**What is being asked:**
Please report every line from the material that contains the word "higher".

**Material to process:**
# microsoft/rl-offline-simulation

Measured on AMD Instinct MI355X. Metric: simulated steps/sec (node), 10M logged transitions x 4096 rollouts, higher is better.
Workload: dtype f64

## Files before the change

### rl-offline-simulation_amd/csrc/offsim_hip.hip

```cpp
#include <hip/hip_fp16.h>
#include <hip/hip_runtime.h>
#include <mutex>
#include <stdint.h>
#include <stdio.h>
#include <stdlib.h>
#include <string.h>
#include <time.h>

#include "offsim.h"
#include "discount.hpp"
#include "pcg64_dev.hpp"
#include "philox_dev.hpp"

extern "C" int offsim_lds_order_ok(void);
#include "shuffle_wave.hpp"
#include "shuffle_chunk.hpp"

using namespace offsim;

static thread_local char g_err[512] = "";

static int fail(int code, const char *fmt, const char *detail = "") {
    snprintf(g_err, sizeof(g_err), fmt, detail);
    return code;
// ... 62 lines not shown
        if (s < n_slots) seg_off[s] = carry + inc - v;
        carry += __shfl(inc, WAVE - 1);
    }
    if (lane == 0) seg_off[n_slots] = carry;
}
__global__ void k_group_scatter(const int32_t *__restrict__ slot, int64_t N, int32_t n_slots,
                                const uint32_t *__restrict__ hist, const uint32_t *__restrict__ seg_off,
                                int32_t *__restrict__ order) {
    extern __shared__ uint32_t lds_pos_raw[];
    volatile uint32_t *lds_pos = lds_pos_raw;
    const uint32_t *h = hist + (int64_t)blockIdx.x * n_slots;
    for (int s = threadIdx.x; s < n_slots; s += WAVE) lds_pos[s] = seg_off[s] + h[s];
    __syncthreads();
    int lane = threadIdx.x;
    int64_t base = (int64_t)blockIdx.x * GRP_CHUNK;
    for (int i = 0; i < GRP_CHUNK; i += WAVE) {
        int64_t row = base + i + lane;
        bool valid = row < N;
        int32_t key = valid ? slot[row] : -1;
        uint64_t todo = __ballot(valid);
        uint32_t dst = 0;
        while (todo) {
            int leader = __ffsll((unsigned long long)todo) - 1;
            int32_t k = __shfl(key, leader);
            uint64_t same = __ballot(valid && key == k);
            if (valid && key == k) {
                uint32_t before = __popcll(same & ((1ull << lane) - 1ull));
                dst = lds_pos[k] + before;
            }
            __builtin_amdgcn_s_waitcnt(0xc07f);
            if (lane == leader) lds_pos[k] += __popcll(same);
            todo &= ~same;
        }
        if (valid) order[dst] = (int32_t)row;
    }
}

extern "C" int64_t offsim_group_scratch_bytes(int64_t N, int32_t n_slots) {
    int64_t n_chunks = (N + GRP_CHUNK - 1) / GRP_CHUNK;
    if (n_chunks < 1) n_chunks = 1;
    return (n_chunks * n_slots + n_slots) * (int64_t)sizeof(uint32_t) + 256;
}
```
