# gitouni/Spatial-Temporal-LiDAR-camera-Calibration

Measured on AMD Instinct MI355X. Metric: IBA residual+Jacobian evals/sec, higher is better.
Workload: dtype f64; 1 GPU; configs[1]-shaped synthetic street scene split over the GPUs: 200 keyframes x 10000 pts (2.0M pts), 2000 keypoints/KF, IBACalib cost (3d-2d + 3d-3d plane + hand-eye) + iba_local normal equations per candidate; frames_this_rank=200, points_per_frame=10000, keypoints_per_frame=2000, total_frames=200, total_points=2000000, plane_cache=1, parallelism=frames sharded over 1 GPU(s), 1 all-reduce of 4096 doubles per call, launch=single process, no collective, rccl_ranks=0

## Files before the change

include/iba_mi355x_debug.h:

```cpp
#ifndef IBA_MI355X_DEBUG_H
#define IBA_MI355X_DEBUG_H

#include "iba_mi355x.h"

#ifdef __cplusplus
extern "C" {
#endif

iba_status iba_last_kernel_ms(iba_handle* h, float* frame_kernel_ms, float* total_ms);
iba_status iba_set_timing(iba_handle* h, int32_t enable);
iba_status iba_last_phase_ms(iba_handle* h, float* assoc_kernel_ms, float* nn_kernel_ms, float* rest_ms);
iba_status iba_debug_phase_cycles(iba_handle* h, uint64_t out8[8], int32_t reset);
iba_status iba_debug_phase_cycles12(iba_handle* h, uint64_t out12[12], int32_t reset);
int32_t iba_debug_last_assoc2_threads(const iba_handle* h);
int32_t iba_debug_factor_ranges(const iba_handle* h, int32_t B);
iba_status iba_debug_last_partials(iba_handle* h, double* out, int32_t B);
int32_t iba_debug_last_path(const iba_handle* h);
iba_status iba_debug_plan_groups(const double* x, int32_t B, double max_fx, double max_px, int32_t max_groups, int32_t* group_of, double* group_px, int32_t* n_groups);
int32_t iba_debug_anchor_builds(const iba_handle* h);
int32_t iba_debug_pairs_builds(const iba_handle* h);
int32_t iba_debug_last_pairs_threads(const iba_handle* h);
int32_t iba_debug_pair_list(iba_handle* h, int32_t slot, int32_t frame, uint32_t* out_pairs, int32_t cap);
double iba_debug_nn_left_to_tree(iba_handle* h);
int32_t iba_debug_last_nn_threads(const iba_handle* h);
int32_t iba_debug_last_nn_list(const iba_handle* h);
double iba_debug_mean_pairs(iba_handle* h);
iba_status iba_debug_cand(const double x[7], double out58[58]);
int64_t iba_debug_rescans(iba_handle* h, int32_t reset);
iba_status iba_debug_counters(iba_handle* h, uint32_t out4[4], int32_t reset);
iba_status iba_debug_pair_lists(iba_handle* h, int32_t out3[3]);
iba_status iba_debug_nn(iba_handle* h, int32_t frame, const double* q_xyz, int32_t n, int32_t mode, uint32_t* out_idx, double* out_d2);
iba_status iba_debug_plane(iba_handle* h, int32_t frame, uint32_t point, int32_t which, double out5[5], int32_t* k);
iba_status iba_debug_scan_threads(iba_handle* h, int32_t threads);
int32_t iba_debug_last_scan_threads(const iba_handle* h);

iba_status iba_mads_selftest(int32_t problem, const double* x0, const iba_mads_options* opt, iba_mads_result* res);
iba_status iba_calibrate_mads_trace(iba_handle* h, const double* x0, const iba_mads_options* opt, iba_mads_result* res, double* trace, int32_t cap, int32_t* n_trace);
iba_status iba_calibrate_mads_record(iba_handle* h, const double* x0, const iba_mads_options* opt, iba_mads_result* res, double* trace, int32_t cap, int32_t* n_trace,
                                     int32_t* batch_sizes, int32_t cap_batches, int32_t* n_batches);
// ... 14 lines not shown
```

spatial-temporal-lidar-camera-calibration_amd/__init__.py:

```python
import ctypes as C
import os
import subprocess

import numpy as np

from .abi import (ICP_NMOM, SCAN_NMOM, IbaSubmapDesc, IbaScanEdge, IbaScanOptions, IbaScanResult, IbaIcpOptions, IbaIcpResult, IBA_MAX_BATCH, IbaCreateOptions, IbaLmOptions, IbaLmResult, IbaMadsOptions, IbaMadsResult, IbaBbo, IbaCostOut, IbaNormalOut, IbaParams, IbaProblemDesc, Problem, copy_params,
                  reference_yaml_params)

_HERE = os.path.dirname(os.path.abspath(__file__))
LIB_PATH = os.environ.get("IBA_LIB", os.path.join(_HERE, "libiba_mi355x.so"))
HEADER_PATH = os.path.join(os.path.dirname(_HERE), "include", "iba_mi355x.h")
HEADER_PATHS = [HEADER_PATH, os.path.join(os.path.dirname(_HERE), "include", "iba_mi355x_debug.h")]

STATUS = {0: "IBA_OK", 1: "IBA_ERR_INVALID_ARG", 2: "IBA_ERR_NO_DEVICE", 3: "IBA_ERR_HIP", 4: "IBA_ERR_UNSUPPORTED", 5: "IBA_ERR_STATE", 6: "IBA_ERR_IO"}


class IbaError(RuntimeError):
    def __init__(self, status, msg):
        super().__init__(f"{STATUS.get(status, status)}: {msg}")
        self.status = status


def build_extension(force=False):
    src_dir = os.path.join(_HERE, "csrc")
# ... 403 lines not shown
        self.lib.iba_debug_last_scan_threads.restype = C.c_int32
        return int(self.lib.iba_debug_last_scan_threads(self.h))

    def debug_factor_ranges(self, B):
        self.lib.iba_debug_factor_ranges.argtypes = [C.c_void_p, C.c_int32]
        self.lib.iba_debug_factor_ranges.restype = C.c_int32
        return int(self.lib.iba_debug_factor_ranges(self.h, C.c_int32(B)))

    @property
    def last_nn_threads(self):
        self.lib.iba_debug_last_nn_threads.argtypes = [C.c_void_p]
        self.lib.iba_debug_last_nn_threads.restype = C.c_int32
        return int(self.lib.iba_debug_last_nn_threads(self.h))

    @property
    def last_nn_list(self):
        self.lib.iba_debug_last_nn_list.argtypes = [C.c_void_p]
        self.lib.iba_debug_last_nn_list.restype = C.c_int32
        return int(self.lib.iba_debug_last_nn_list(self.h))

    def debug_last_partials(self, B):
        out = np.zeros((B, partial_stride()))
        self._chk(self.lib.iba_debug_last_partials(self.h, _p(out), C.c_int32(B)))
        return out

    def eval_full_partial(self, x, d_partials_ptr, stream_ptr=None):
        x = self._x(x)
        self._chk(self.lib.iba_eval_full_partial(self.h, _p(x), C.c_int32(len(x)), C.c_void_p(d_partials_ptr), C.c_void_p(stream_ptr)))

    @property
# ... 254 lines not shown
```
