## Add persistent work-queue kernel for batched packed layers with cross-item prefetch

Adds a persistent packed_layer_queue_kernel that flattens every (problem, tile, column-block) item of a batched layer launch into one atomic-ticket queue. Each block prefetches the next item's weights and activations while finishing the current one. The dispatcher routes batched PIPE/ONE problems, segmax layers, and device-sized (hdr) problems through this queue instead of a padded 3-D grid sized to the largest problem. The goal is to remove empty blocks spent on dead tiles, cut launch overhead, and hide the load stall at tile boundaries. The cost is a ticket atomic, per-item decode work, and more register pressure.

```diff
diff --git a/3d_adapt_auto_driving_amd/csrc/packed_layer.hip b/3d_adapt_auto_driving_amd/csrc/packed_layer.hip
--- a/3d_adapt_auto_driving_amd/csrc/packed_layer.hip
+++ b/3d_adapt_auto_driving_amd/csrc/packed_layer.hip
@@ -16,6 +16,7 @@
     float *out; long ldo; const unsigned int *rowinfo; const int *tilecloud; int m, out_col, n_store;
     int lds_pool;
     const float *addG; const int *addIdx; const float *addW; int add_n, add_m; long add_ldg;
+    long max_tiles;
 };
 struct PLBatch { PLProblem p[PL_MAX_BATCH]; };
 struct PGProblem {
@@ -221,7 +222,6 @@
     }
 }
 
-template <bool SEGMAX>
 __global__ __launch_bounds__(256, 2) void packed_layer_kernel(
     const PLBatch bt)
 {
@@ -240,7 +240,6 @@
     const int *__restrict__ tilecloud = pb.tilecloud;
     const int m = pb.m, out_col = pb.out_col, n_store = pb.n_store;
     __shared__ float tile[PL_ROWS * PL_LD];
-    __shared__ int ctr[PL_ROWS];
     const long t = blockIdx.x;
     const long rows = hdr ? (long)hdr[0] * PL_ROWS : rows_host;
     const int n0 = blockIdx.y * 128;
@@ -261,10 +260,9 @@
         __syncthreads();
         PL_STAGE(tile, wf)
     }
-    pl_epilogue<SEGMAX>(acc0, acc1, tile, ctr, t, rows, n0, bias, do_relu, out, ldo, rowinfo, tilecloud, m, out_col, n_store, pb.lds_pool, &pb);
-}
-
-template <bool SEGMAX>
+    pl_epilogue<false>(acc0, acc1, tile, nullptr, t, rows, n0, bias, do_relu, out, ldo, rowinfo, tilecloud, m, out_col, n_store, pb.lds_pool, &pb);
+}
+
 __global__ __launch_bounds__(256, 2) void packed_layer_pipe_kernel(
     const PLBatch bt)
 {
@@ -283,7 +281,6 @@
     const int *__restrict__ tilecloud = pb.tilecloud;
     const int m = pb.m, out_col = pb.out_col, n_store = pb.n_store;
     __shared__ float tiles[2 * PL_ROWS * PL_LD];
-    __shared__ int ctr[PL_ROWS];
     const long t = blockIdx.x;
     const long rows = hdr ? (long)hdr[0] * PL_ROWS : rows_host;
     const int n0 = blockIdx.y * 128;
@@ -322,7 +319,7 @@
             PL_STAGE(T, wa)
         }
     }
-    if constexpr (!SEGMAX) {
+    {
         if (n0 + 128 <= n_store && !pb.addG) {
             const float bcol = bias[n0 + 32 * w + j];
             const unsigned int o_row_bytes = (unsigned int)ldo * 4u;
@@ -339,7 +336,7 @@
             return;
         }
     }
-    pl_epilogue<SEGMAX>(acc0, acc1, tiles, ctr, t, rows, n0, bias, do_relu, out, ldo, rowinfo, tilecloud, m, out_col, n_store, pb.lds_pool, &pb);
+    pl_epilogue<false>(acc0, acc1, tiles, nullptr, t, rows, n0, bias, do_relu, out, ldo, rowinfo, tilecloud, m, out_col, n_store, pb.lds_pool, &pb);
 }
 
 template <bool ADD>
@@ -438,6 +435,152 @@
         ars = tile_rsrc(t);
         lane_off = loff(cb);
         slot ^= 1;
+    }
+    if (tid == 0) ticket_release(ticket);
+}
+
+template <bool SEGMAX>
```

**Expected answer:**
Measured on AMD Instinct MI355X. Metric: simulated steps/sec (node), 10M logged transitions x 4096 rollouts, higher is better.
Measured on AMD Instinct MI355X. Metric: IBA residual+Jacobian evals/sec, higher is better.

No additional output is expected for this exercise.